15 of the Best Books for Seniors

When I was a kid, I thought my grandma was old. She wore clothes I associated with older ladies and she made cinnamon sugar toast for us when we went over there. She used mothballs! When my grandfather died, it turned out she didn’t know how to pump gas or write a check. And she was in her early 70s! That’s not even old! Why did I think she was old?

Is it just that the times were different and nobody was out there writing think pieces about how moms and grandmothers needed to flaunt their sexuality? Is it because I’m getting closer to my grandmother in age, and when I was a wee, tween, and teen I just lumped “older” into one category? Or is this due to advances in healthcare and quality of living? I mean, my father-in-law is 72 and he’s perfectly capable of climbing a mountain if he wanted to (he doesn’t want to).

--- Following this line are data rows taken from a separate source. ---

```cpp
template <int WC, int HC, int FUSE>
__global__ void __launch_bounds__(64 * 8) nmx_kern_notch_bank_w64e_rd64(const NmxW64eFusedArgs A0, int n_windows,
                                                            int n_pairs, int chunk) {
  typedef const NmxW64eFusedArgs __attribute__((address_space(4)))* nmx_karg_p;
  nmx_karg_p Ap = (nmx_karg_p)__builtin_amdgcn_kernarg_segment_ptr();
  float* tab = nmx_smem_w64;
  const int hff = ((const NmxW64eFusedArgs*)Ap)->f.b.n_filters * NMX_W64E_H_FLOATS;
  const int hf = hff + (FUSE == 2 ? NMX_W64E_H_FLOATS : 0);
  NmxW64cLane Ln;
  const int wave = __builtin_amdgcn_readfirstlane((int)(threadIdx.x >> 6)), nw = blockDim.x >> 6;
  {
    const NmxW64eFusedArgs& A = *(const NmxW64eFusedArgs*)Ap;
    for (int i = threadIdx.x; i < hff; i += blockDim.x) tab[i] = A.f.hc[i];
    if (FUSE == 2)
      for (int i = threadIdx.x; i < NMX_W64E_H_FLOATS; i += blockDim.x) tab[hff + i] = A.n.hg[i];
    for (int i = threadIdx.x; i < NMX_W64E_TWA_FLOATS; i += blockDim.x) tab[hf + i] = A.f.twc[i];
    nmx_w64c_lane_setup(Ln, tab + hf + NMX_W64E_TWA_FLOATS + wave * NMX_W64E_TILE_FLOATS, tab + hf,
                        A.f.twc + NMX_W64E_TWA_FLOATS, (int)(threadIdx.x & 63));
  }
  __syncthreads();
  const int q0 = (blockIdx.x * nw + wave) * chunk;
  const int q1 = q0 + chunk < n_pairs ? q0 + chunk : n_pairs;
#pragma nounroll
  for (int q = q0; q < q1; ++q) {
    asm volatile("" : "+s"(Ap));
    const NmxW64eFusedArgs& A = *(const NmxW64eFusedArgs*)Ap;
    const int cp = q / n_windows;
    nmx_bank_w64e_item<1, WC, HC, FUSE>(A.f, q - cp * n_windows, 2 * cp, Ln, tab, nullptr, &A.n);
  }
}

extern "C" void nmx_w64e_launch_fused_rd64(const NmxBankW64Args* F, const NmxBankW64Args* Nn, int g_lds, int n_items, int n_cu,
                                           hipStream_t s) {
  nmx_w64_allow_lds();
  NmxW64eFusedArgs A;
  A.f = *F;
  A.n.x = Nn->b.x; A.n.ch_stride = Nn->b.ch_stride; A.n.win_stride = Nn->b.win_stride; A.n.starts = Nn->b.starts;
  A.n.y_out = Nn->b.y_out; A.n.hg = Nn->hc; A.n.clean_on_load = Nn->b.clean_on_load; A.n.residual = Nn->b.residual;
  const NmxW64PairGeom g = nmx_w64_pair_geom(nmx_w64e_fixed(F->b.n_filters + (g_lds ? 1 : 0)), NMX_W64E_TILE_FLOATS, 8, n_items,
                                             F->b.n_channels, n_cu);
  if (g_lds) {
    hipLaunchKernelGGL((nmx_kern_notch_bank_w64e_rd64<1000, 499, 2>), dim3(g.grid), dim3(64 * g.nw), g.lds, s, A, g.n_windows, g.n_pairs, g.chunk);
    nmxi_note_kernel("nmx_kern_notch_bank_w64e_rd64<1000, 499, 2>");
  } else {
    hipLaunchKernelGGL((nmx_kern_notch_bank_w64e_rd64<1000, 499, 1>), dim3(g.grid), dim3(64 * g.nw), g.lds, s, A, g.n_windows, g.n_pairs, g.chunk);
    nmxi_note_kernel("nmx_kern_notch_bank_w64e_rd64<1000, 499, 1>");
  }
}

extern "C" void nmx_w64e_launch_rd64(const NmxBankW64Args* A, int n_items, int n_cu, hipStream_t s) {
  nmx_w64_allow_lds();
  const NmxW64PairGeom g = nmx_w64_pair_geom(nmx_w64e_fixed(A->b.n_filters), NMX_W64E_TILE_FLOATS, 8, n_items, A->b.n_channels, n_cu);
  if (nmx_w64e_notch_w1000(A->b)) {
    hipLaunchKernelGGL((nmx_kern_bank_w64e_rd64<1, 1000, 499>), dim3(g.grid), dim3(64 * g.nw), g.lds, s, *A, g.n_windows, g.n_pairs, g.chunk);
    nmxi_note_kernel("nmx_kern_bank_w64e_rd64<1, 1000, 499>");
  } else if (A->b.pad_mode != 0) {
    hipLaunchKernelGGL((nmx_kern_bank_w64e_rd64<1>), dim3(g.grid), dim3(64 * g.nw), g.lds, s, *A, g.n_windows, g.n_pairs, g.chunk);
    nmxi_note_kernel("nmx_kern_bank_w64e_rd64<1>");
  } else {
    hipLaunchKernelGGL((nmx_kern_bank_w64e_rd64<0>), dim3(g.grid), dim3(64 * g.nw), g.lds, s, *A, g.n_windows, g.n_pairs, g.chunk);
    nmxi_note_kernel("nmx_kern_bank_w64e_rd64<0>");
  }
}

extern "C" void nmx_w64c_launch_rd64(const NmxBankW64Args* A, int n_items, int n_cu, hipStream_t s) {
  nmx_w64_allow_lds();
  const NmxW64PairGeom g = nmx_w64_pair_geom(nmx_w64c_fixed(A->b.n_filters), NMX_W64C_TILE_FLOATS, 8, n_items, A->b.n_channels, n_cu);
  hipLaunchKernelGGL(nmx_kern_bank_w64c_rd64, dim3(g.grid), dim3(64 * g.nw), g.lds, s, *A, g.n_windows, g.n_pairs, g.chunk);
  nmxi_note_kernel("nmx_kern_bank_w64c_rd64");
}

extern "C" void nmx_w64_launch_rd64(const NmxBankW64Args* A, int n_items, size_t lds, int n_cu, hipStream_t s) {
  nmx_w64_allow_lds();
  const int x_floats = A->lds_floats;
  if (n_items >= 4096 && A->pipelined) {
    const int nw = NMX_W64P_WAVES, tab_floats = A->b.n_filters * 2 * NMX_W64_N;
    const size_t ldsp = (size_t)(tab_floats + NMX_W64_TWL_FLOATS + nw * x_floats) * 4;
    int grid = n_cu > 0 ? n_cu : 256;
    if (grid * nw > n_items) grid = (n_items + nw - 1) / nw;
    if (A->b.W <= 1024) {
      hipLaunchKernelGGL((nmx_kern_bank_w64pp_rd64<1>), dim3(grid), dim3(64 * nw), ldsp, s, *A, n_items, x_floats);
      nmxi_note_kernel("nmx_kern_bank_w64pp_rd64<1>");
    } else {
      hipLaunchKernelGGL((nmx_kern_bank_w64pp_rd64<0>), dim3(grid), dim3(64 * nw), ldsp, s, *A, n_items, x_floats);
      nmxi_note_kernel("nmx_kern_bank_w64pp_rd64<0>");
    }
  } else if (A->b.pad_mode != 0 && n_items >= 3 * 256 * 4 * 8) {
    const size_t ldsp = (size_t)(2 * NMX_W64_N + NMX_W64_TWL_FLOATS + 1024 + NMX_NOTCH_QP_WAVES * x_floats) * 4;
    hipLaunchKernelGGL(nmx_kern_notch_w64qp_rd64, dim3((12 / NMX_NOTCH_QP_WAVES) * 256), dim3(64 * NMX_NOTCH_QP_WAVES), ldsp, s, *A, n_items, x_floats);
    nmxi_note_kernel("nmx_kern_notch_w64qp_rd64");
  } else if (A->b.pad_mode != 0 && n_items >= 1024) {
    const size_t ldsq = (size_t)(2 * NMX_W64_N + NMX_W64_TWL_FLOATS + 4 * x_floats) * 4;
    hipLaunchKernelGGL(nmx_kern_notch_w64q_rd64, dim3((n_items + 3) / 4), dim3(256), ldsq, s, *A, n_items, x_floats);
    nmxi_note_kernel("nmx_kern_notch_w64q_rd64");
  } else if (A->b.pad_mode == 0) {
    hipLaunchKernelGGL(nmx_kern_bank_w64_rd64, dim3(n_items), dim3(64), lds, s, *A);
    nmxi_note_kernel("nmx_kern_bank_w64_rd64");
  } else {
    hipLaunchKernelGGL(nmx_kern_notch_w64_rd64, dim3(n_items), dim3(64), lds, s, *A);
    nmxi_note_kernel("nmx_kern_notch_w64_rd64");
  }
}

static void nmx_w64_allow_lds() {
  static unsigned long long seen = 0;
  if (!nmx_first_on_device(seen)) return;
  const void* kernels[] = {(const void*)nmx_kern_bank_w64_rd64, (const void*)nmx_kern_notch_w64_rd64,
                           (const void*)nmx_kern_bank_w64pp_rd64<0>, (const void*)nmx_kern_bank_w64pp_rd64<1>,
                           (const void*)nmx_kern_notch_w64q_rd64, (const void*)nmx_kern_notch_w64qp_rd64,
                           (const void*)nmx_kern_bank_w64x2_rd64<0>, (const void*)nmx_kern_bank_w64x2_rd64<1>,
                           (const void*)nmx_kern_bank_w64c_rd64, (const void*)nmx_kern_bank_w64d_rd64<0>,
                           (const void*)nmx_kern_bank_w64d_rd64<1>, (const void*)nmx_kern_bank_w64e_rd64<0>,
                           (const void*)nmx_kern_bank_w64e_rd64<1>, (const void*)nmx_kern_bank_w64e_rd64<1, 1000, 499>,
                           (const void*)nmx_kern_notch_bank_w64e_rd64<1000, 499, 1>, (const void*)nmx_kern_notch_bank_w64e_rd64<1000, 499, 2>};
  for (const void* k : kernels) (void)hipFuncSetAttribute(k, hipFuncAttributeMaxDynamicSharedMemorySize, 160 * 1024);
}
```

But then again he’s about 40% robot at this point, having had so many joint replacements.

I might not find the answers I want to those questions, but one thing I do know is that reading keeps the brain young in many ways. Research is still being conducted, but early signs show that reading could even help prevent or reduce the severity of various forms of dementia, which is of particular interest to me because I have the APOE e4 gene, which increases my chance of developing Alzheimer’s.

So allow me to present to you some of the best books for seniors. Experts agree that the earlier a person gets started preparing their brain for senior-ness, the better off they’ll be, so I’ve got my work cut out for me, too.

Self-Help Books

The thing about aging is that you don’t really need a book to tell you how to do it. All you really have to do is continue to not die and you will age, magically! But there are some great books for seniors on how to age healthfully and happily.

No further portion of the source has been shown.